$7.7M Laundered in Crypto Using Stolen US Identities by North Korean IT Workers

The US Department of Justice (DOJ) has seized more than $7.74 million linked to an alleged North Korean money laundering operation designed to bypass international sanctions.

The civil forfeiture action, filed in the US District Court for the District of Columbia, stems from an investigation into a sophisticated scheme in which North Korean IT operatives used stolen American identities to secure remote work with US-based blockchain and technology firms.

By posing as US citizens, these individuals exploited hiring platforms and intermediaries to obtain salaries—often paid in stablecoins like USDC and USDT—which were then laundered and funnelled back to support North Korea’s weapons development programme.

Assistant Director Roman Rozhavsky of the FBI Counterintelligence Division stated:

“The FBI’s investigation has revealed a massive campaign by North Korean IT workers to defraud U.S. businesses by obtaining employment using the stolen identities of American citizens. All so the North Korean government can evade US sanctions and generate revenue for its authoritarian regime.”

According to the FBI, the operatives bypassed Know-Your-Customer (KYC) protocols using forged or stolen IDs and employed a variety of laundering tactics, including chain hopping, token swapping, and even NFT purchases to obscure the origin of funds.

The digital assets were routed through shell accounts and ultimately traced to sanctioned senior regime officials, including Sim Hyon Sop and Kim Sang Man.

The DOJ’s action is part of the broader DPRK RevGen initiative, aimed at disrupting North Korea’s illicit cyber-financial networks.

The case underscores a growing threat to the crypto industry.
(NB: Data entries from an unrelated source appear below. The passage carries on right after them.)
## Software-pipeline operand prefetch across chunk boundaries in topics GEMM

Hoists the fragment registers out of the chunk loop and prefetches the next chunk's A fragments, x values and v vectors from LDS during the current chunk's last MFMA steps. The wait and barrier move earlier, to step NST-2. This removes the per-chunk prologue where LDS reads and the split pieces ran with no MFMA overlap. In exchange, more registers stay live and the barrier placement is more delicate, with a risk of races or spills.

```diff
diff --git a/gdrf_amd/csrc/gemm_tn_topics1.h b/gdrf_amd/csrc/gemm_tn_topics1.h
--- a/gdrf_amd/csrc/gemm_tn_topics1.h
+++ b/gdrf_amd/csrc/gemm_tn_topics1.h
@@ -170,11 +170,50 @@
 
   if (nch > 0) {
     constexpr int NA = 8 - AMIN, NM = 3 * NA, NPS = NM - 2;
+    constexpr int NST = 2 * KT;
+    typedef unsigned u32x4 __attribute__((ext_vector_type(4)));
+    V8 fah[8], fal[8], fa2[8];
+    float xv[2][8];
+    f32x4 vv[3][2];
+    unsigned Hh[2][4], Ll[2][4];
+    float y0, y1, h0, h1;
+    V8 fbh, fbl;
+    auto xread = [&](const float* xs, int s, int e) {
+      return xs[(8 * s + 2 * lg + (e >> 2)) * (TN1_XBLK / 4) + (e & 3) * 64 + 16 * w + lr];
+    };
+    auto load_vv = [&](const float* vt, int t) {
+      const int s = t / KT, k = t % KT;
+      vv[t % 3][0] = *reinterpret_cast<const f32x4*>(vt + k * TN1_CH + 32 * s + 8 * lg);
+      vv[t % 3][1] = *reinterpret_cast<const f32x4*>(vt + k * TN1_CH + 32 * s + 8 * lg + 4);
+    };
+    auto piece = [&](int t, int q20) {
+      const int s = t / KT, g2 = q20 / 5;
+      const f32x4 v = vv[t % 3][g2 >> 1];
+      split_piece(q20 % 5, xv[s][2 * g2], xv[s][2 * g2 + 1], v[2 * (g2 & 1)], v[2 * (g2 & 1) + 1], y0, y1, h0, h1, Hh[t & 1][g2], Ll[t & 1][g2]);
+    };
     dma(0, 0);
     if (nch > 1) dma(1, 1);
     wait_next(nch > 1);
     gdrf_raw_barrier();
-    int buf = 0, bn = 2;
+    {
+      const E* As = reinterpret_cast<const E*>(smem);
+      const float* xs = reinterpret_cast<const float*>(smem + TN2_A_BYTES);
+      const float* vt = reinterpret_cast<const float*>(smem + TN2_A_BYTES + TN1_X_BYTES);
+#pragma unroll
+      for (int a = AMIN; a < 8; ++a) { fah[a] = frag(As, a); fal[a] = frag(As + PIECE, a); }
+#pragma unroll
+      for (int e = 0; e < 8; ++e) xv[0][e] = xread(xs, 0, e);
+      load_vv(vt, 0);
+      load_vv(vt, 1);
+#pragma unroll
+      for (int a = AMIN; a < 8; ++a) fa2[a] = fah[a] * (E)0.00048828125f;
+#pragma unroll
+      for (int q = 0; q < 20; ++q) piece(0, q);
+      fbh = __builtin_bit_cast(V8, u32x4{Hh[0][0], Hh[0][1], Hh[0][2], Hh[0][3]});
+      fbl = __builtin_bit_cast(V8, u32x4{Ll[0][0], Ll[0][1], Ll[0][2], Ll[0][3]});
+      asm volatile("s_nop 1" : "+v"(fbh), "+v"(fbl));
+    }
+    int buf = 0, b1 = 1, bn = 2;
     for (int c = 0; c < nch; ++c) {
       const bool two = c + 2 < nch;
       const bool spread = two && !dma_is_edge(c + 2);
@@ -182,75 +221,54 @@
       const E* As = reinterpret_cast<const E*>(smem + buf * TN2_BUF);
       const float* xs = reinterpret_cast<const float*>(smem + buf * TN2_BUF + TN2_A_BYTES);
       const float* vt = reinterpret_cast<const float*>(smem + buf * TN2_BUF + TN2_A_BYTES + TN1_X_BYTES);
-      V8 fah[8], fal[8], fa2[8];
-#pragma unroll
-      for (int a = AMIN; a < 8; ++a) { fah[a] = frag(As, a); fal[a] = frag(As + PIECE, a); }
-      float xv[2][8];
-#pragma unroll
-      for (int s = 0; s < 2; ++s)
-#pragma unroll
-        for (int e = 0; e < 8; ++e) xv[s][e] = xs[(8 * s + 2 * lg + (e >> 2)) * (TN1_XBLK / 4) + (e & 3) * 64 + 16 * w + lr];
-      constexpr int NST = 2 * KT;
-      f32x4 vv[3][2];
-      auto load_vv = [&](int t) {
-        const int s = t / KT, k = t % KT;
-        vv[t % 3][0] = *reinterpret_cast<const f32x4*>(vt + k * TN1_CH + 32 * s + 8 * lg);
-        vv[t % 3][1] = *reinterpret_cast<const f32x4*>(vt + k * TN1_CH + 32 * s + 8 * lg + 4);
-      };
-      unsigned Hh[2][4], Ll[2][4];
-      float y0, y1, h0, h1;
-      auto piece = [&](int t, int q20) {
-        const int s = t / KT, g2 = q20 / 5;
-        const f32x4 v = vv[t % 3][g2 >> 1];
-        split_piece(q20 % 5, xv[s][2 * g2], xv[s][2 * g2 + 1], v[2 * (g2 & 1)], v[2 * (g2 & 1) + 1], y0, y1, h0, h1, Hh[t & 1][g2], Ll[t & 1][g2]);
-      };
-      load_vv(0);
-      load_vv(1);
-#pragma unroll
-      for (int a = AMIN; a < 8; ++a) fa2[a] = fah[a] * (E)0.00048828125f;
-#pragma unroll
-      for (int q = 0; q < 20; ++q) piece(0, q);
-      typedef unsigned u32x4 __attribute__((ext_vector_type(4)));
-      V8 fbh = __builtin_bit_cast(V8, u32x4{Hh[0][0], Hh[0][1], Hh[0][2], Hh[0][3]});
-      V8 fbl = __builtin_bit_cast(V8, u32x4{Ll[0][0], Ll[0][1], Ll[0][2], Ll[0][3]});
-      asm volatile("s_nop 1" : "+v"(fbh), "+v"(fbl));
+      const E* As_n = reinterpret_cast<const E*>(smem + b1 * TN2_BUF);
+      const float* xs_n = reinterpret_cast<const float*>(smem + b1 * TN2_BUF + TN2_A_BYTES);
+      const float* vt_n = reinterpret_cast<const float*>(smem + b1 * TN2_BUF + TN2_A_BYTES + TN1_X_BYTES);
       static_for<NST>([&](auto tc) {
         constexpr int t = decltype(tc)::value;
         constexpr int s = t / KT, k = t % KT;
+        constexpr int tn = (t + 1) % NST;
         if (k == 0) {
-          if (s == 1) {
-#pragma unroll
-            for (int a = AMIN; a < 8; ++a) { fah[a] = frag(As + 2 * PIECE, a); fal[a] = frag(As + 3 * PIECE, a); }
-#pragma unroll
-            for (int a = AMIN; a < 8; ++a) fa2[a] = fah[a] * (E)0.00048828125f;
-          }
           if (AMIN == 0) asm volatile("s_nop 1" : "+v"(fa2[0]), "+v"(fa2[1]), "+v"(fa2[2]), "+v"(fa2[3]), "+v"(fa2[4]), "+v"(fa2[5]), "+v"(fa2[6]), "+v"(fa2[7]));
           else asm volatile("s_nop 1" : "+v"(fa2[4]), "+v"(fa2[5]), "+v"(fa2[6]), "+v"(fa2[7]));
         }
-        if (t + 2 < NST) load_vv(t + 2);
+        if (t == NST - 2) {
+          wait_next(two);
+          gdrf_raw_barrier();
+        }
+        if (t < 8) xv[1][t] = xread(xs, 1, t);
+        if (t + 2 < NST) load_vv(vt, t + 2); else load_vv(vt_n, t + 2 - NST);
         const V8 fbh_t = fbh, fbl_t = fbl;
+        const E* Ah_nx = s == 0 ? As + 2 * PIECE : As_n;
         static_for<NM>([&](auto mc) {
           constexpr int m = decltype(mc)::value;
           constexpr int x = m / NA, a = AMIN + m % NA;
           const V8& fa = x == 0 ? fa2[a] : (x == 1 ? fal[a] : fah[a]);
           const V8& fb = x == 0 ? fbl_t : fbh_t;
           if (k < KA) mfma_a(accA[k < KA ? k : 0][a], fa, fb); else mfma_v(accV[k >= KA ? k - KA : 0][a], fa, fb);
-          if (m < NPS && t + 1 < NST) {
-#pragma unroll
-            for (int q = m * 20 / NPS; q < (m + 1) * 20 / NPS; ++q) piece(t + 1, q);
+          if (m < NPS) {
+#pragma unroll
+            for (int q = m * 20 / NPS; q < (m + 1) * 20 / NPS; ++q) piece(tn, q);
           }
-          if (m == NPS - 1 && t + 1 < NST) {
-            fbh = __builtin_bit_cast(V8, u32x4{Hh[(t + 1) & 1][0], Hh[(t + 1) & 1][1], Hh[(t + 1) & 1][2], Hh[(t + 1) & 1][3]});
-            fbl = __builtin_bit_cast(V8, u32x4{Ll[(t + 1) & 1][0], Ll[(t + 1) & 1][1], Ll[(t + 1) & 1][2], Ll[(t + 1) & 1][3]});
+          if (k == KT - 1) {
+            if (x == 0) fa2[a] = frag(Ah_nx, a);
+            if (x == 1) {
+              fal[a] = frag(Ah_nx + PIECE, a);
+              fa2[a] = fa2[a] * (E)0.00048828125f;
+              asm volatile("" : "+v"(fa2[a]));
+            }
+            if (x == 2) fah[a] = frag(Ah_nx, a);
+          }
+          if (t == NST - 2 && m < 8) xv[0][m] = xread(xs_n, 0, m);
+          if (m == NPS - 1) {
+            fbh = __builtin_bit_cast(V8, u32x4{Hh[tn & 1][0], Hh[tn & 1][1], Hh[tn & 1][2], Hh[tn & 1][3]});
+            fbl = __builtin_bit_cast(V8, u32x4{Ll[tn & 1][0], Ll[tn & 1][1], Ll[tn & 1][2], Ll[tn & 1][3]});
             asm volatile("" : "+v"(fbh), "+v"(fbl));
           }
           if (m == NM - 2 && spread && t < TN2_DMA_PER_CHUNK) dma_piece(c + 2, bn, t);
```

In a recent incident, Kraken’s security team reportedly identified and blocked a North Korean agent who had applied for a job using falsified credentials, seeking insider access to the exchange.

The attempted infiltration highlights the increasingly audacious lengths to which the regime’s IT proxies will go to compromise US platforms and redirect funds to Pyongyang.

Dark Web Busts, Exchange Hacks Expose Crypto Security Risks

The DOJ has revealed that North Korean IT operatives were working from China, Russia, and Laos under the guise of the Chinyong Information Technology Cooperation Company—a firm directly subordinate to North Korea’s Ministry of Defense.

At the center of the operation is Kim Sang Man, Chinyong’s CEO, who allegedly served as a key conduit between the IT workers and North Korea’s sanctioned Foreign Trade Bank, facilitating the laundering of illicit crypto earnings.

Sue Bai of the DOJ’s National Security Division noted:

“For years, North Korea has exploited global remote IT contracting and cryptocurrency ecosystems. We will continue to cut off the financial lifelines that sustain the DPRK and its destabilizing agenda.”

This scheme is part of a broader campaign known as DPRK RevGen, launched in 2024 to dismantle North Korea’s cyber-financial infrastructure.

The initiative builds on a series of DOJ actions that include criminal indictments, asset seizures, and expanded sanctions enforcement targeting the regime’s crypto-fuelled revenue channels.

The urgency of these efforts is underscored by recent developments in the digital asset space.

In May alone, an estimated $244 million in crypto was lost—much of it linked to breaches like the Cetus exploit, which has been traced to North Korean actors.

The scope of the threat is growing.

Bybit recently suffered a breach attributed to the Lazarus Group, a well-known North Korean cybercrime organisation, while Japan’s DMM Bitcoin hack was tied to the regime-affiliated TraderTraitor group.

The escalating attacks have drawn condemnation from the US, Japan, and South Korea, which have jointly warned that North Korea’s abuse of cryptocurrency poses a serious threat to international security.

Blockchain investigator ZachXBT recently echoed that sentiment, warning that North Korea is everywhere in the crypto and DeFi ecosystem.

US Attorney Jeanine Ferris Pirro said:

“Crime may pay in other countries but that’s not how it works here…We will halt your progress, strike back, and take hold of any proceeds you obtained illegally.”